Si la memoria individual ya tiende a ser falible y a autoengañarnos, en el caso de la colectiva estos sesgos y caprichos aún se acentúan más: “El conocimiento se puede perder en tres generaciones”, aseguraba el historiador económico Santiago M. López. La crisis provocada por la COVID-19 se nos aparecía como un suceso excepcional cuando, en realidad, más que ante un cisne negro nos hallamos ante una catástrofe anunciada.
De hecho, la historia de la Humanidad está pespunteada de sucesivas pandemias que han diezmado periódicamente el mundo. Hasta tal punto que historiadores como Walter Scheidel incluyen las epidemias entre los “cuatro jinetes del apocalipsis”, junto con las guerras, las revoluciones y los colapsos civilizadores que han ‘nivelado’ violentamente las desigualdades de cada período histórico".
Incluso el biogeógrafo Jared Diamond cerraba su reciente “Crisis” apuntando la probabilidad de una próxima emergencia sanitaria especialmente virulenta.
A estas voces en el desierto, cuyo eco únicamente encontramos en epidemiólogos e investigadores diversos, podríamos sumar las advertencias previas representadas por episodios anteriores de virus respiratorios como el SARS, el MERS o el H1N1.
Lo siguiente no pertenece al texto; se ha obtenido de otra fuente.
using bf16x8 = __attribute__((ext_vector_type(8))) __bf16;
template <int NT, int EX, int ALO>
__device__ __forceinline__ void mfma_groups_bf16(f32x16 (&acc)[NT], float (&accx)[EX > 0 ? EX : 1][NT], float4 (&b)[NT],
                                                 const float4* __restrict__ A, const float4* __restrict__ AE, int nsteps,
                                                 const WStream& ws, int& gnext, int groups_total, int lane) {
    float4 a = A[0], al = A[ALO];
    for (int g = 0; g < nsteps; ++g) {
        const float4 an = A[(g + 1 < nsteps ? g + 1 : g) * 64], aln = A[ALO + (g + 1 < nsteps ? g + 1 : g) * 64];
        float4 he[EX > 0 ? EX : 1][2];
        if constexpr (EX > 0) {
            const int kg = 2 * g + (lane >> 5);
#pragma unroll
            for (int e = 0; e < EX; ++e) { he[e][0] = AE[(kg * 2 + 0) * EX + e]; he[e][1] = AE[(kg * 2 + 1) * EX + e]; }
        }
#pragma unroll
        for (int n = 0; n < NT; ++n) {
            if constexpr (EX > 0) {
                const unsigned w0 = __float_as_uint(b[n].x), w1 = __float_as_uint(b[n].y), w2 = __float_as_uint(b[n].z),
                               w3 = __float_as_uint(b[n].w);
#pragma unroll
                for (int e = 0; e < EX; ++e) {
                    float v = accx[e][n];
                    v = fmaf(he[e][0].x, __uint_as_float(w0 << 16), v);
                    v = fmaf(he[e][1].x, __uint_as_float(w0 & 0xFFFF0000u), v);
                    v = fmaf(he[e][0].y, __uint_as_float(w1 << 16), v);
                    v = fmaf(he[e][1].y, __uint_as_float(w1 & 0xFFFF0000u), v);
                    v = fmaf(he[e][0].z, __uint_as_float(w2 << 16), v);
                    v = fmaf(he[e][1].z, __uint_as_float(w2 & 0xFFFF0000u), v);
                    v = fmaf(he[e][0].w, __uint_as_float(w3 << 16), v);
                    accx[e][n] = fmaf(he[e][1].w, __uint_as_float(w3 & 0xFFFF0000u), v);
                }
            }
            acc[n] = __builtin_amdgcn_mfma_f32_32x32x16_bf16(__builtin_bit_cast(bf16x8, a), __builtin_bit_cast(bf16x8, b[n]),
                                                             acc[n], 0, 0, 0);
            if constexpr (ALO > 0)
                acc[n] = __builtin_amdgcn_mfma_f32_32x32x16_bf16(__builtin_bit_cast(bf16x8, al), __builtin_bit_cast(bf16x8, b[n]),
                                                                 acc[n], 0, 0, 0);
            b[n] = wload<NT>(ws, gnext, n);
            __builtin_amdgcn_sched_barrier(0);
        }
        gnext = (gnext + 1 == groups_total) ? 0 : gnext + 1;
        a = an; al = aln;
    }
}

template <int ST, int UW, int EX, int NT>
__device__ __forceinline__ void lstm_cell_extra(float (&accx)[EX > 0 ? EX : 1][NT], float (&cx)[EX > 0 ? EX : 1][ST],
                                                const float* __restrict__ bias, float* __restrict__ He, int wave,
                                                int lane) {
#pragma unroll
    for (int e = 0; e < EX; ++e)
#pragma unroll
        for (int s = 0; s < ST; ++s) {
            float g4[4];
#pragma unroll
            for (int q = 0; q < 4; ++q) {
                const float v = accx[e][q * ST + s];
                g4[q] = v + __shfl_xor(v, 32) + (bias ? bias[(q * ST + s) * 32] : 0.0f);
            }
            const float cn = fast_sigmoid(g4[1]) * cx[e][s] + fast_sigmoid(g4[0]) * fast_tanh(g4[2]);
            cx[e][s] = cn;
            const float h = fast_sigmoid(g4[3]) * fast_tanh(cn);
            if (lane < 32) He[e_frag_index<EX>(e, wave * UW + s * 32 + lane)] = h;
        }
}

Ninguno de ellos tuvo el impacto de la actual COVID-19. Y no lo tuvieron porque, en este caso, la pandemia sí que hizo realidad la teoría del queso suizo –todo lo susceptible de fallar, falló–, pero además muy pocos países aprovecharon aquellas primeras crisis para testar y preparar respuestas ante amenazas mayores.
Inmersos en la emergencia hospitalaria y ante un horizonte de postpandemia que fluctúa entre el pesimismo apocalíptico y el optimismo tecnófilo, quizás valga la pena recuperar antecedentes históricos que nuestra memoria colectiva ha desdibujado.
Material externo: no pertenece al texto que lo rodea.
## Fuse input merge GEMM and output head into first and last fused panels

Adds two seam variants of the fused DiT panel kernel. One folds the prefix-token fill and the input merge projection (x16 times w_merge plus the style/time term) into the first panel that computes QKV. The other folds the final head (linear, activation, linear to mel channels) into the last panel after the final norm. The aim is to remove separate kernel launches and the round trips of the hidden state through global memory at both ends of each estimator step. This costs extra template instantiations, register pressure in the fused kernel, and a new stream-packing layout for the merge and head weights. Both seams are on by default and can be switched off through a mask.

```diff
diff --git a/include/seedvc_hip.h b/include/seedvc_hip.h
--- a/include/seedvc_hip.h
+++ b/include/seedvc_hip.h
@@ -33,6 +33,7 @@
 int svc_dit_set_microbatch(svc_dit_t* m, int utterances);
 
 int svc_dit_set_fused_min_rows(svc_dit_t* m, long rows);
+int svc_dit_set_fused_seams(svc_dit_t* m, int mask);
 int svc_dit_fused_available(svc_dit_t* m);
 int svc_dit_set_graphs(svc_dit_t* m, int on);
 
diff --git a/seed-vc_amd/_lib.py b/seed-vc_amd/_lib.py
--- a/seed-vc_amd/_lib.py
+++ b/seed-vc_amd/_lib.py
@@ -8,7 +8,7 @@
 
 EXPORTS = [
     "svc_abi_version", "svc_last_error",
-    "svc_dit_create", "svc_dit_destroy", "svc_dit_set_microbatch", "svc_dit_set_fused_min_rows", "svc_dit_fused_available", "svc_dit_set_graphs", "svc_cfm_sample", "svc_dit_forward",
+    "svc_dit_create", "svc_dit_destroy", "svc_dit_set_microbatch", "svc_dit_set_fused_min_rows", "svc_dit_set_fused_seams", "svc_dit_fused_available", "svc_dit_set_graphs", "svc_cfm_sample", "svc_dit_forward",
     "svc_cfm_sample_seeded", "svc_cfm_noise_draws", "svc_hift_forward_seeded", "svc_hift_noise_draws",
     "svc_bigvgan_create", "svc_bigvgan_destroy", "svc_bigvgan_forward", "svc_bigvgan_forward_ragged", "svc_bigvgan_set_microbatch",
     "svc_hift_create", "svc_hift_destroy", "svc_hift_forward", "svc_hift_forward_ragged", "svc_hift_set_microbatch",
diff --git a/seed-vc_amd/cfm.py b/seed-vc_amd/cfm.py
--- a/seed-vc_amd/cfm.py
+++ b/seed-vc_amd/cfm.py
@@ -44,6 +44,9 @@
 
     def set_fused_min_rows(self, rows):
         _lib.check(_lib.lib().svc_dit_set_fused_min_rows(self._h, C.c_long(int(rows))))
+
+    def set_fused_seams(self, mask):
+        _lib.check(_lib.lib().svc_dit_set_fused_seams(self._h, int(mask)))
 
     def set_graphs(self, on):
         _lib.check(_lib.lib().svc_dit_set_graphs(self._h, int(bool(on))))
diff --git a/seed-vc_amd/csrc/common.h b/seed-vc_amd/csrc/common.h
--- a/seed-vc_amd/csrc/common.h
+++ b/seed-vc_amd/csrc/common.h
@@ -219,11 +219,24 @@
     half_t* qk; half_t* vt; long vt_seq_stride; long vt_ld; int vt_mode;
     int do_final;
     const float* g_fin; const float* w_fin; const float* b_fin; half_t* n16;
-};
+    int seam;
+    const half_t* x16;
+    const float* st_term;
+    const float* tok_time; const float* tok_style;
+    const float* zero_row;
+    int npre, time_first, T;
+    const float* head_b0; const float* head_b2;
+    float* v32; int ldv; int head_C;
+};
+enum { PANEL_SEAM_NONE = 0, PANEL_SEAM_MERGE = 1, PANEL_SEAM_HEAD = 2 };
+enum { PANEL_MERGE_K = 128 };
 bool fused_supported(int D, int I);
+long fused_seam_slots(int D, int seam, int C);
 long fused_stream_halfs(int D, int I, bool post, bool skip, bool qkv);
 long fused_pack_stream(half_t* dst, int D, int I, const float* wo, const float* w1, const float* w3, const float* w2,
                        const float* wskip, const float* wqkv, hipStream_t st);
+long fused_pack_merge(half_t* dst, int D, const float* w_merge, int ldw, int C, hipStream_t st);
+long fused_pack_head(half_t* dst, int D, const float* wa, const float* w2, int C, hipStream_t st);
 int fused_panel_launch(const PanelParams& p, int D, bool gated, hipStream_t st);
 
 struct AttnParams {
diff --git a/seed-vc_amd/csrc/dit.hip b/seed-vc_amd/csrc/dit.hip
--- a/seed-vc_amd/csrc/dit.hip
+++ b/seed-vc_amd/csrc/dit.hip
@@ -59,6 +59,11 @@
     };
     half_t* stream_pre = nullptr;
     int stream_pre_slots = 0;
+    half_t* stream_first = nullptr;
+    float* zero_row = nullptr;
+    int merge_slots = 0, head_slots = 0;
+    bool merge_ok = false, head_ok = false;
+    int seams = 3;
     bool fused_ok = false;
     long fused_min_rows = 10240;
     std::vector<Layer> layers;
@@ -108,7 +113,7 @@
                   int stream_a, int stream_b, hipStream_t st);
     int sample(const svc_cfm_args_t* a, const uint64_t* seeds, hipStream_t st);
     int body(int n_streams, int B, int T, int step, hipStream_t st);
-    int body_fused(int n_streams, int B, int T, int step, hipStream_t st);
+    int body_fused(int n_streams, int B, int T, int step, bool seam_merge, bool seam_head, hipStream_t st);
     int head(int n_streams, int B, int T, int step, hipStream_t st);
 };
 
@@ -192,7 +197,9 @@
             const bool nskip = !last && layers[i + 1].wskip != nullptr;
             const std::string pn = "transformer.layers." + std::to_string(i + 1) + ".";
             const long halfs = fused_stream_halfs(D, I, true, nskip, !last);
-            layers[i].stream = wts.alloc_n<half_t>(halfs, st);
+            head_ok = !wavenet && C % 16 == 0;
+            if (last && head_ok) head_slots = (int)fused_seam_slots(D, PANEL_SEAM_HEAD, C);
+            layers[i].stream = wts.alloc_n<half_t>(halfs + (last ? (long)head_slots * slot_halfs : 0), st);
             if (!layers[i].stream) return 1;
             const long wr = fused_pack_stream(layers[i].stream, D, I, W(p + "attention.wo.weight"), W(p + "feed_forward.w1.weight"),
                                               W(p + "feed_forward.w3.weight"), W(p + "feed_forward.w2.weight"),
@@ -202,8 +209,13 @@
             layers[i].stream_slots = (int)(halfs / slot_halfs);
         }
         const long halfs = fused_stream_halfs(D, I, false, false, true);
-        stream_pre = wts.alloc_n<half_t>(halfs, st);
-        if (!stream_pre) return 1;
+        merge_ok = C16 == PANEL_MERGE_K;
+        if (merge_ok) merge_slots = (int)fused_seam_slots(D, PANEL_SEAM_MERGE, C);
+        stream_first = wts.alloc_n<half_t>((long)merge_slots * slot_halfs + halfs, st);
+        if (!stream_first) return 1;
+        stream_pre = stream_first + (long)merge_slots * slot_halfs;
+        zero_row = wts.alloc_n<float>(D, st);
+        if (!zero_row) return 1;
         if (fused_pack_stream(stream_pre, D, I, nullptr, nullptr, nullptr, nullptr, nullptr,
                               W("transformer.layers.0.attention.wqkv.weight"), st) != halfs) { set_error("fused stream packing failed"); return 1; }
         stream_pre_slots = (int)(halfs / slot_halfs);
@@ -267,6 +279,10 @@
     w_merge_x = new16(D, C16);
     if (!w_merge_x) return 1;
     if (pack_block(0, wm->data, Kin, 0, D, C, w_merge_x, C16, 0, 0, 1, nullptr, st)) return 1;
+    if (merge_ok && fused_pack_merge(stream_first, D, wm->data, Kin, C, st) != (long)merge_slots * (D / 16) * 512) {
+        set_error("fused stream packing failed");
+        return 1;
+    }
     const long Ks = C32 + Dc;
     w_stat = wts.alloc_n<float>(Dp * Ks, st);
     stat_const = wts.alloc_n<float>(D, st);
@@ -303,6 +319,11 @@
         if (!head_wa || !head_w2) return 1;
         if (pack_block(0, a->data, D, 0, D, D, head_wa, D, 0, 0, 1, nullptr, st)) return 1;
         if (pack_block(0, c->data, D, 0, C, D, head_w2, D, 0, 0, 1, nullptr, st)) return 1;
+        if (head_ok) {
+            const long slot_halfs = (long)(D / 16) * 512;
+            half_t* dst = layers[L - 1].stream + (long)layers[L - 1].stream_slots * slot_halfs;
+            if (fused_pack_head(dst, D, a->data, c->data, C, st) != head_slots * slot_halfs) { set_error("fused stream packing failed"); return 1; }
+        }
         head_b0 = copy_vec(wts, b->data, D, st);
         head_b2 = copy_vec(wts, d->data, C, st);
         if (!head_b0 || !head_b2) return 1;
@@ -569,9 +590,11 @@
     const int nseq = n_streams * B;
     const int M = nseq * seq_rows;
     const float* mod = d_mod + (long)step * mod_n;
-    if (prefix_rows_launch(xin, nseq, seq_rows, D, npre, T + npre, d_t1 + (long)step * D, tok_style,
-                           cfg.time_as_token ? 1 : 0, st)) return 1;
-    {
+    const bool fused = fused_ok && (long)M >= fused_min_rows;
+    const bool seam_merge = fused && merge_ok && (seams & 1), seam_head = fused && head_ok && (seams & 2);
+    if (!seam_merge && prefix_rows_launch(xin, nseq, seq_rows, D, npre, T + npre, d_t1 + (long)step * D, tok_style,
+                                          cfg.time_as_token ? 1 : 0, st)) return 1;
+    if (!seam_merge) {
         KGemmParams p = gemm_base(nseq * T, D, T);
         p.a_ptr[0] = x16; p.a_ld[0] = C16; p.a_ktiles[0] = C16 / 64;
         p.a_seq_rows = seq_rows; p.a_len = T;
@@ -581,9 +604,9 @@
         p.res = st_term; p.ldres = D;
         if (kgemm_launch(p, 0, KG_EPI_STORE, st)) return 1;
     }
-    if (fused_ok && (long)M >= fused_min_rows) {
-        if (body_fused(n_streams, B, T, step, st)) return 1;
-        return head(n_streams, B, T, step, st);
+    if (fused) {
+        if (body_fused(n_streams, B, T, step, seam_merge, seam_head, st)) return 1;
+        return seam_head ? 0 : head(n_streams, B, T, step, st);
     }
     const int Lw = seq_rows - win0;
     auto gemm_win = [&](int N) {
@@ -792,7 +815,7 @@
     return 0;
 }
 
-int svc_dit::body_fused(int n_streams, int B, int T, int step, hipStream_t st) {
+int svc_dit::body_fused(int n_streams, int B, int T, int step, bool seam_merge, bool seam_head, hipStream_t st) {
     const int nseq = n_streams * B;
     const int M = nseq * seq_rows;
     const float* mod = d_mod + (long)step * mod_n;
@@ -827,6 +850,12 @@
         PanelParams p = base();
         p.wstream = stream_pre; p.n_slots = stream_pre_slots;
         set_qkv(p, 0);
+        if (seam_merge) {
+            p.seam = PANEL_SEAM_MERGE;
+            p.wstream = stream_first; p.n_slots = merge_slots + stream_pre_slots;
+            p.x16 = x16; p.st_term = st_term; p.zero_row = zero_row; p.T = T; p.npre = npre;
+            p.tok_time = d_t1 + (long)step * D; p.tok_style = tok_style; p.time_first = cfg.time_as_token ? 1 : 0;
+        }
         if (fused_panel_launch(p, D, v2, st)) return 1;
     }
     size_t emit_i = 0;
@@ -868,6 +897,11 @@
             const float* fm = mod + (long)L * mod_layer_n;
             p.do_final = 1; p.g_fin = g_final; p.w_fin = fm; p.b_fin = fm + D; p.n16 = n16;
             if (tail_only) { p.Lout = seq_rows - win0; p.row_off = win0; p.M = nseq * p.Lout; }
+            if (seam_head) {
+                p.seam = PANEL_SEAM_HEAD;
+                p.n_slots = layers[i].stream_slots + head_slots;
+                p.head_b0 = head_b0; p.head_b2 = head_b2; p.v32 = v32; p.ldv = C16; p.head_C = C;
+            }
         }
         if (fused_panel_launch(p, D, v2, st)) return 1;
     }
@@ -1069,7 +1103,7 @@
     bool done = false;
     if ((graph_env >= 0 ? graph_env : use_graphs) && !prof_enabled()) {
         std::vector<float> key = {(float)n_streams, (float)nb, (float)T, (float)n_steps, (float)win0, (float)seq_rows, c0, ca, cb,
-                                  (float)stream_a, (float)stream_b, (float)fused_min_rows};
+                                  (float)stream_a, (float)stream_b, (float)fused_min_rows, (float)seams};
         key.insert(key.end(), dts.begin(), dts.end());
         StepGraph* g = nullptr;
         for (auto& c : graphs) if (c.key == key) { g = &c; break; }
@@ -1167,6 +1201,12 @@
 int svc_dit_set_fused_min_rows(svc_dit_t* m, long rows) {
     SVC_REQUIRE(m, "null argument");
     m->fused_min_rows = rows < 0 ? 10240 : rows;
+    return 0;
+}
+
+int svc_dit_set_fused_seams(svc_dit_t* m, int mask) {
+    SVC_REQUIRE(m && mask >= 0 && mask <= 3, "svc_dit_set_fused_seams: mask is bit 0 (merge) | bit 1 (head)");
+    m->seams = mask;
     return 0;
 }
 
diff --git a/seed-vc_amd/csrc/fused.hip b/seed-vc_amd/csrc/fused.hip
--- a/seed-vc_amd/csrc/fused.hip
+++ b/seed-vc_amd/csrc/fused.hip
@@ -1,5 +1,6 @@
 #include <stdlib.h>
 
+#include <type_traits>
 #include <utility>
 
 #include "common.h"
@@ -88,7 +89,7 @@
 
 enum { V_AF = 0, V_BF = 1, V_GA = 2, V_GF = 3, V_AA = 4, V_BA = 5, V_BS = 6, V_AN = 7, V_BN = 8 };
 
-template <int D, bool GATED, int TM>
+template <int D, bool GATED, int TM, int SEAM>
 __global__ __launch_bounds__(128 / (16 * TM) * 64, 128 / (16 * TM) / 4) void dit_panel_kernel(const PanelParams p) {
     using G = PG<D>;
     constexpr int NT = G::NT, KC = G::KC, NS = G::NS, PF = G::PF;
@@ -101,6 +102,9 @@
     const int wave = __builtin_amdgcn_readfirstlane(tid >> 6);
     const int fr = lane & 15, fq = lane >> 4;
     const int m0 = blockIdx.x * 128 + wave * (16 * TM);
+#define DO_POST (SEAM == PANEL_SEAM_MERGE ? 0 : SEAM == PANEL_SEAM_HEAD ? 1 : p.do_post)
+#define DO_SKIP (SEAM == PANEL_SEAM_NONE ? p.do_skip : 0)
+#define DO_QKV (SEAM == PANEL_SEAM_MERGE ? 1 : SEAM == PANEL_SEAM_HEAD ? 0 : p.do_qkv)
 
     for (int c = tid; c < D; c += NTHR) {
         const float one = p.add_one ? 1.f : 0.f;
@@ -113,6 +117,10 @@
         vec[V_BS * D + c] = p.bskip ? p.bskip[c] : 0.f;
         vec[V_AN * D + c] = p.g_fin ? p.g_fin[c] * (p.w_fin ? one + p.w_fin[c] : 1.f) : 0.f;
         vec[V_BN * D + c] = p.b_fin ? p.b_fin[c] : 0.f;
+        if constexpr (SEAM == PANEL_SEAM_HEAD) {
+            vec[V_AA * D + c] = p.head_b0[c];
+            vec[V_BA * D + c] = c < p.head_C ? p.head_b2[c] : 0.f;
+        }
     }
     __syncthreads();
 
@@ -180,7 +188,7 @@
     float4v acc[NT][TM];
     half8 xn[KC][TM];
 
-    auto norm_to_xn = [&](const float* va, const float* vb) {
+    auto norm_to_xn = [&](const float* va, const float* vb, auto fenced) {
         float rs[TM];
 #pragma unroll
         for (int mt = 0; mt < TM; ++mt) {
@@ -209,6 +217,11 @@
                 }
                 xn[c][mt] = h;
             }
+            if constexpr (decltype(fenced)::value) {
+#pragma unroll
+                for (int mt = 0; mt < TM; ++mt) asm volatile("" : "+v"(xn[c][mt]));
+                __builtin_amdgcn_sched_barrier(0);
+            }
         }
     };
     auto store_x = [&]() {
@@ -220,7 +233,7 @@
             }
     };
 
-    if (p.do_post) {
+    if (DO_POST) {
         {
             half8 af[KC][TM];
 #pragma unroll
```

El referente más similar y más citado es, sin duda, la denominada gripe española de 1918. Iniciada en las trincheras de la Primera Guerra Mundial, sus efectos fueron más mortíferos y globales que el mismo conflicto bélico. Laura Spinney, la principal especialista sobre aquellos hechos, calcula que este ‘jinete pálido’ provocó entre 50 y 100 millones de víctimas.
En España, la primera ola afectó especialmente a Castilla y, como las autoridades se negaron a cancelar las fiestas de San Isidro y a cerrar los centros escolares y mercados, se calcula que sólo en Madrid murieron unas 10 000 personas en tres meses.
La segunda ola se produjo tras el verano y se alargó hasta los primeros meses de 1919, impactando con especial dureza sobre Cataluña. En grandes cifras, se calcula que ocho millones de españoles (el 40% de la población) se contaminó y las víctimas superaron el cuarto de millón. Todavía se produjo un tercer rebrote en 1920 con 20 000 muertos, sobre todo criaturas menores de 4 años.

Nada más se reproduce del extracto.